> [WHAT TO PRODUCE]: Where the string "kImagePasses" occurs in a line of the entries below, copy that line.
**** EXTRACTED RECORDS
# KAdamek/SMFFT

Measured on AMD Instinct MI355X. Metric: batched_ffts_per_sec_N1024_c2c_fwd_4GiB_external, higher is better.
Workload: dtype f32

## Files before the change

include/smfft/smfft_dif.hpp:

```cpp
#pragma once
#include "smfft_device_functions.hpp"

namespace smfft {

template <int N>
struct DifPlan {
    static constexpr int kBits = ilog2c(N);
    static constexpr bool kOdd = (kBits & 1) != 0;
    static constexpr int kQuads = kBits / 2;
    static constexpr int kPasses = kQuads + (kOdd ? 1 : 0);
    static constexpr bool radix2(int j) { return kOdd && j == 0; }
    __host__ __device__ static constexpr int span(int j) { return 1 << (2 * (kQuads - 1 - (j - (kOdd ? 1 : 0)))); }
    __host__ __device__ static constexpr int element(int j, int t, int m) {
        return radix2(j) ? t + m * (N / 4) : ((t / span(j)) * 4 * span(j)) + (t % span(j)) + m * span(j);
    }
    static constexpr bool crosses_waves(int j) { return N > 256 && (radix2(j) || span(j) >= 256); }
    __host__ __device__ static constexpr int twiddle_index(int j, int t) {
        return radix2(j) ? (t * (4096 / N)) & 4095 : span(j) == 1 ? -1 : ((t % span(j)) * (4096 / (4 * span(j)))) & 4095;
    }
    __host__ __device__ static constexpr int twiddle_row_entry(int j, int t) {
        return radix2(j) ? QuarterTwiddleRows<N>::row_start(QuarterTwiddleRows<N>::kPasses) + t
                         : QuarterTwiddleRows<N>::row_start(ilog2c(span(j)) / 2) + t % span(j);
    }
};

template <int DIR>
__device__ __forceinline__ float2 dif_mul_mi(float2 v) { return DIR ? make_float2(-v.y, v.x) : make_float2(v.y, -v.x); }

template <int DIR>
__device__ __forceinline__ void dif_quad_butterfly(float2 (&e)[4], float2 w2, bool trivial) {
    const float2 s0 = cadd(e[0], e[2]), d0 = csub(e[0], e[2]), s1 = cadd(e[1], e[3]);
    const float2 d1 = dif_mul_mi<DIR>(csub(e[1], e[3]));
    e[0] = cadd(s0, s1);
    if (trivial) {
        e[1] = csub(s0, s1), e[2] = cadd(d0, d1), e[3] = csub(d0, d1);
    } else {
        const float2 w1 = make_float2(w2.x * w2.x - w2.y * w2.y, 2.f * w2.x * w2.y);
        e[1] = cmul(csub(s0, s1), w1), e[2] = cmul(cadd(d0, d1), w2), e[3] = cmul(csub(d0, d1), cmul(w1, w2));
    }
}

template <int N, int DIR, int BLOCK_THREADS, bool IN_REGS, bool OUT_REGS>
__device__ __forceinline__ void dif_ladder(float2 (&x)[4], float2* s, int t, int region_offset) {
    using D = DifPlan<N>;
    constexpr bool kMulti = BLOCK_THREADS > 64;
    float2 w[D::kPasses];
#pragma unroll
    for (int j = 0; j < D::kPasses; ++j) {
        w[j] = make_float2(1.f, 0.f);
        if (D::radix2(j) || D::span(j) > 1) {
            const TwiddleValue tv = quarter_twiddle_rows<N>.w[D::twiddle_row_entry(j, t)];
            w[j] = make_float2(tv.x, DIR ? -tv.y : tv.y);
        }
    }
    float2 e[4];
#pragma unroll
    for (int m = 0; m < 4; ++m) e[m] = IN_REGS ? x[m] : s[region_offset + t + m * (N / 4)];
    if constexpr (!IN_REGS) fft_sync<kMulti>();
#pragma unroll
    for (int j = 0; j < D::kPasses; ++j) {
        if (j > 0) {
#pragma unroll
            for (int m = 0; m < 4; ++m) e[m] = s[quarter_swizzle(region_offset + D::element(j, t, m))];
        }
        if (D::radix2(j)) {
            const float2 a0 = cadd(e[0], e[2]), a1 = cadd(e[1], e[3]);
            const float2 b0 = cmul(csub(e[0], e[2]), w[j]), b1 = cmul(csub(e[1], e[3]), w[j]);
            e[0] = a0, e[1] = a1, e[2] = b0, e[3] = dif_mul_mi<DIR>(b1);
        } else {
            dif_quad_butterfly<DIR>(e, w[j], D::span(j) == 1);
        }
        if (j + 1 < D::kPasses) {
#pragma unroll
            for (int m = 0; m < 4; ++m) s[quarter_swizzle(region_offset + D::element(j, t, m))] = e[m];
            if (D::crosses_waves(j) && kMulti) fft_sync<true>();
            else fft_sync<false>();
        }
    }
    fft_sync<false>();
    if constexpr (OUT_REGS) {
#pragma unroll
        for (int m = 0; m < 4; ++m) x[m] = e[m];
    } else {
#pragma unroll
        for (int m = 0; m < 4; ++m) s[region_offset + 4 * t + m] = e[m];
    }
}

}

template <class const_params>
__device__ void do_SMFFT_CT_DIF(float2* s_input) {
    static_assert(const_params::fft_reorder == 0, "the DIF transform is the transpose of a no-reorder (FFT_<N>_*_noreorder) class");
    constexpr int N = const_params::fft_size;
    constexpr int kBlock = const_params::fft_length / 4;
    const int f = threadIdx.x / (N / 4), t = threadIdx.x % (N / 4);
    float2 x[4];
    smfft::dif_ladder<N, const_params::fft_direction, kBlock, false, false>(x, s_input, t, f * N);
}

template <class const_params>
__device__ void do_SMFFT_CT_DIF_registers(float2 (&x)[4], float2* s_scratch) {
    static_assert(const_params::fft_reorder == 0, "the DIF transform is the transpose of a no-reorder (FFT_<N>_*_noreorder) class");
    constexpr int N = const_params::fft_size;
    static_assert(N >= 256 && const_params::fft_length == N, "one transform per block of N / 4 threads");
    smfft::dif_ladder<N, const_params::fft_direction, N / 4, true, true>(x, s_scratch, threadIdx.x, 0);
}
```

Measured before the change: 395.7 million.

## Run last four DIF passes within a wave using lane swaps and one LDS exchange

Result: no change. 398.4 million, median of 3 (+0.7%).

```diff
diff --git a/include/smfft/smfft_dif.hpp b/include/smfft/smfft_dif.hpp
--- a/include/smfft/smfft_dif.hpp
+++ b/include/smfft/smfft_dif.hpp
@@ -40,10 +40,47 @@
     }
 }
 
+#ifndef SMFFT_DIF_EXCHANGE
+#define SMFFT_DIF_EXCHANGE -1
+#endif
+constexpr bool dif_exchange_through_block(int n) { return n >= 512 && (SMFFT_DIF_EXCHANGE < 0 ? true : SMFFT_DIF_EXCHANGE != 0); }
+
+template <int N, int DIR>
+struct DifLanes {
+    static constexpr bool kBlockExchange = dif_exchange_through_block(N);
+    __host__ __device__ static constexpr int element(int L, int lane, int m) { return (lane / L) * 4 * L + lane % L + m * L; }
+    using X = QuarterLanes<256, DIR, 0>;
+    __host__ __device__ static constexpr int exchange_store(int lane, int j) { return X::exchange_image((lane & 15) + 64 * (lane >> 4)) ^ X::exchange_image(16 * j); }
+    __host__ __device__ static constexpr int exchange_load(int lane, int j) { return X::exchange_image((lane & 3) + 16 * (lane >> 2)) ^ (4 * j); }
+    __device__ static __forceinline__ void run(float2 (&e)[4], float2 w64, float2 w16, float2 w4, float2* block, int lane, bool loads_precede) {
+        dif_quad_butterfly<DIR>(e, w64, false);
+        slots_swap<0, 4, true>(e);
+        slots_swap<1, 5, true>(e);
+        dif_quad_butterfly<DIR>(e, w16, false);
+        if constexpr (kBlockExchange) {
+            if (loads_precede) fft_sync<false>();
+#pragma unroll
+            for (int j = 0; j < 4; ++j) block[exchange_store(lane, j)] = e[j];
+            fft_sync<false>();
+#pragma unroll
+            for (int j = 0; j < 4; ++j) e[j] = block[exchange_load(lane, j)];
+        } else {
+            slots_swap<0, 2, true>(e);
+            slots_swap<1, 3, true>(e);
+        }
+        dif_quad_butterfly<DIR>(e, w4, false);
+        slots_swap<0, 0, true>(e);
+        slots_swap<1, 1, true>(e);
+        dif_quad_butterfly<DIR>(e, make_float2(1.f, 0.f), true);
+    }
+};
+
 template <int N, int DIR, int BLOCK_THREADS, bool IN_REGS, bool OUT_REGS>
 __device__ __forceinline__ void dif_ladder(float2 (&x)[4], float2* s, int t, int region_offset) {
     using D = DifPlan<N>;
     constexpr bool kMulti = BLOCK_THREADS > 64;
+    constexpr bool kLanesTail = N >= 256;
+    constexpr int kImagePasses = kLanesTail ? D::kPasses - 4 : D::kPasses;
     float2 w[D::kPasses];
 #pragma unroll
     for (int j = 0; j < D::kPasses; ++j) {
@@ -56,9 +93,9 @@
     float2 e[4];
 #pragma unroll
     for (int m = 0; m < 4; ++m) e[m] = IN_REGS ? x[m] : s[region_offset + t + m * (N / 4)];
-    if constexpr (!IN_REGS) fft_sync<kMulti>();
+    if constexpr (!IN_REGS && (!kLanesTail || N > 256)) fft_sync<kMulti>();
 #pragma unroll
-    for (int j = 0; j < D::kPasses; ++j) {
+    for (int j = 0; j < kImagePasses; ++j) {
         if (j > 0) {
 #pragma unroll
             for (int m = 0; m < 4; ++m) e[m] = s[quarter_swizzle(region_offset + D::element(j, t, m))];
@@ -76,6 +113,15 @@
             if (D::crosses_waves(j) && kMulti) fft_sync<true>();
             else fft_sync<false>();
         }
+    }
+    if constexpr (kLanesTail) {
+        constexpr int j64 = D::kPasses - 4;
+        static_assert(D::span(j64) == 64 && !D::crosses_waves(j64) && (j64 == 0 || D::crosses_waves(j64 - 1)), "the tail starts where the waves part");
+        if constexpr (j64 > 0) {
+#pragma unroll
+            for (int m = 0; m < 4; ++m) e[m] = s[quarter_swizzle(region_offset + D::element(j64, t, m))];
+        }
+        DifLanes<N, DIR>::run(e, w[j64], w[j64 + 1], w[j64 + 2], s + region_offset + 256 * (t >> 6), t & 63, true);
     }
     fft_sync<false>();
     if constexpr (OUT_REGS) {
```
********
> [RESPONSE TO THE EXERCISE]:
+    constexpr int kImagePasses = kLanesTail ? D::kPasses - 4 : D::kPasses;
+    for (int j = 0; j < kImagePasses; ++j) {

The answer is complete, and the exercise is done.